I don’t make the rules. So I’m not really sure why this happens. But it seems that every twenty years or so, popular music metamorphoses, and the change is embodied in one iconic track. In the mid-‘60s, Dylan went electric.
In the mid-‘80s, Rick Rubin convinces Run-DMC to cover Aerosmith. In 2003, Andre threw pretty much all of pop, soul, and R&B into a blender and created the tastiest musical smoothie of all time.
I mean, do you really need a Polaroid picture?
I don’t know if we are witnessing some kind of full-circle moment this week with Charli XCX’s new single, but it does seem important. Or maybe it’s all just tongue-in-cheek. It is Charli after all. She is, after all, a British millennial.
Charli XCX rocks out on her new single
“I think the dance floor is dead
So now we’re making rock music.”
If this is a serious statement by the creator of Brat, then it would indeed represent a cultural tidal wave akin to “Like a Rolling Stone” or the “Walk This Way “ cover.

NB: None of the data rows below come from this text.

int rn_field_fwd_levels(const float* ts, const int32_t* ray_of, const float* rays_o,
                        const float* rays_d, const int32_t* seg_base, const int32_t* seg_count,
                        int64_t n_rays, int32_t n_models, const void* grid_f16,
                        const uint32_t* level_offset, const uint32_t* level_hsize,
                        const uint32_t* level_res, const float* level_scale,
                        const float* xyz_min, const float* extent, const void* frags,
                        float* sigma, float* rgb, void* feat_cache, const int32_t* mstart,
                        const int32_t* perm, uint32_t* planes, int64_t plane_stride, void* prep,
                        int32_t prep_ready, int32_t enc_blocks, int32_t mlp_blocks, int32_t* xq,
                        void* stream) {
    RN_CHECK_ARG(n_rays >= 1 && n_models >= 1 && n_models <= FM_KMAX && plane_stride >= 1,
                 "bad sizes (n_models <= 8)");
    RN_CHECK_ARG(enc_blocks >= 8 && enc_blocks % 8 == 0 && mlp_blocks >= 1,
                 "bad launch (enc_blocks: a multiple of 8)");
    RN_CHECK_ARG(ts && ray_of && rays_o && rays_d && seg_base && seg_count && grid_f16 &&
                 level_offset && level_hsize && level_res && level_scale && xyz_min && extent &&
                 frags && sigma && rgb && mstart && perm && planes && prep, "null pointer");
    FieldArgs a{};
    fill_args(a, xyz_min, extent, level_offset, level_hsize, level_res, level_scale);
    a.dbg = rn_dbg(g_field_dbg);
    a.grid = (const rn_half*)grid_f16; a.frags = (const rn_half*)frags;
    a.sigma = sigma; a.rgb = rgb; a.feat = (rn_half*)feat_cache;
    a.planes = planes; a.plane_stride = plane_stride;
    a.ts = ts; a.ray_of = ray_of; a.rays_o = rays_o; a.rays_d = rays_d;
    a.seg_base = seg_base; a.seg_count = seg_count;
    MergeArgs m{};
    m.mstart = mstart; m.perm = perm; m.n_rays = (int)n_rays; m.n_models = n_models;
    hipStream_t st = (hipStream_t)stream;
    if (xq && (hipMemsetAsync(xq, 0, 64 * sizeof(int32_t), st) != hipSuccess ||
               hipMemsetAsync(xq + 64, 0xff, 16 * sizeof(int32_t), st) != hipSuccess ||
               hipMemsetAsync(xq + 80, 0, 16 * sizeof(int32_t), st) != hipSuccess)) {
        rn_set_error("%s: probe reset failed", __func__);
        return 2;
    }
    if (!prep_ready) k_enc_prep<<<1024, 256, 0, st>>>(a, m, (float4*)prep);
    uint64_t pairing = g_level_pairing;
    if (pairing == 0)
        for (int g = 0; g < 8; ++g) pairing |= (uint64_t)(g | ((RN_L - 1 - g) << 4)) << (8 * g);
    k_field_encode_levels<<<enc_blocks, 256, 0, st>>>(a, m, (const float4*)prep, xq, pairing);
    k_field_mlp_planes<<<mlp_blocks, 1024,
                         (size_t)min(n_models, FM_LDS_K) * FIELD_FWD_FRAGS * RN_FRAG_BYTES, st>>>(
        a, n_models);
    RN_CHECK_LAUNCH();
    return 0;
}

int rn_seed_scale(const int32_t* seg_base, const int32_t* seg_count, int32_t n_models,
                  const float* sigma, const float* dL_dsigma, const float* dL_drgb,
                  uint32_t* work, float* scale, void* stream) {
    RN_CHECK_ARG(n_models >= 1, "bad sizes");
    RN_CHECK_ARG(seg_base && seg_count && sigma && dL_dsigma && dL_drgb && work && scale,
                 "null pointer");
    hipStream_t st = (hipStream_t)stream;
    if (hipMemsetAsync(work, 0, sizeof(uint32_t), st) != hipSuccess) {
        rn_set_error("%s: memset failed", __func__);
        return 2;
    }
    k_seed_max<<<dim3(256, n_models), 256, 0, st>>>(seg_base, seg_count, sigma, dL_dsigma,
                                                     dL_drgb, work);
    RN_CHECK_LAUNCH();
    k_seed_scale<<<1, 1, 0, st>>>(work, scale);
    RN_CHECK_LAUNCH();
    return 0;
}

It was just two years ago that Charli essentially defined what a hyperpop dance album should sound like. Brat was that good. But it wasn’t exactly revolutionary.
But she has given us some clues about a new direction. She stirred the pot quite a bit last month with an interview in British Vogue in which she admitted "It's fun to flip the form," and that the very thought of creating a dance album akin to 2024's titanic Brat made her feel sad.
Here new single, “Rock Music,” dropped on Friday. It is scheduled to be part of the follow-up to Brat, but we have nothing but hints and rumors about more guitars and less auto-tune. It will be easier to gauge what exactly “Rock Music” is when we hear it as part of an album.
But for now, we can say that it is a very cool song built on fuzzy guitars that are simultaneously wiry and froggy. Lyrically, in addition to the bold-faced proclamation quoted above,” she tells us…
“I’m really banging my head
I’m really hurting my neck
The nerve damage is real”
I wish I had been that self-aware the last time I saw Slayer. (By the way, Reign in Blood, Slayer’s genre-breaking thrash classic, came out the same year as the Run-DMC/Aerosmith collab – Rick Rubin, who produced both, was 23 at the time.)
Back to Charli… the question is this. Is “Rock Music” a serious departure or a satirical lark.
Being far too old to understand millennial humor, I consulted Business Insider, because, really, who can you trust to give it to you straight these days? Here are some of the hallmarks of the Charli generation's humor, according to writer Charissa Cheong: Irony, absurdity, and intense nostalgia.
Cheong was channeling younger generations who consider that humor cringe-worthy, but I’ll leave value judgments out of this discussion.
I don’t know if Cheong wants to write music reviews, but I think she may have inadvertently just nailed Charli’s single. It probably exists as an absurd statement and a loving tribute to bands from her youth. I hear Elastica in “Rock Music,” but maybe that’s just me. I hear Elastica in a lot of places.
And I love Elastica. Which ought to give you a hint about whether I like “Rock Music.” I do. It’s enormous fun. It’s also very short, clocking in at under two minutes. At about 90 seconds, just after the final chorus and before the outro, Charli had the perfect chance to throw in a guitar solo. It could have been one of those short, spiky ones that teeter between melodic and noise. It would have fit perfectly.
I have a feeling the concept was never really considered.
Because let’s be honest. “Rock Music” isn’t really a rock song. It nods in that direction, but I have a feeling that you will be hearing it a lot in the club this summer, probably in some extended mix that still won’t have a guitar solo. It will be enlivening that dead dance floor just like “Von Dutch” and “360” did a couple of years ago. “Rock Music” does rock harder than those songs, but it’s not exactly the Bobby Lees.
For the record, an actual rock band – maybe the greatest ever – also released a new single on Friday. The Rolling Stones don’t need to entitle a song “Rock Music” – they were doing that fifty years ago. I like their song “In the Stars,” but I can’t say I love it. It’s not quite as bluesy as “Rough and Twisted,” the other single they have dropped in advance of their Foreign Tongues album. I really like “Rough and Twisted.”
“Rock Music,” for me at least, kind of slots in between those songs, but it is nothing like them. I know, it’s not much of a revelation. Charli is not very much like Mick. Stop the presses.
“Rock Music” is a fun song. A really fun song. But for better or worse, it will not start a revolution.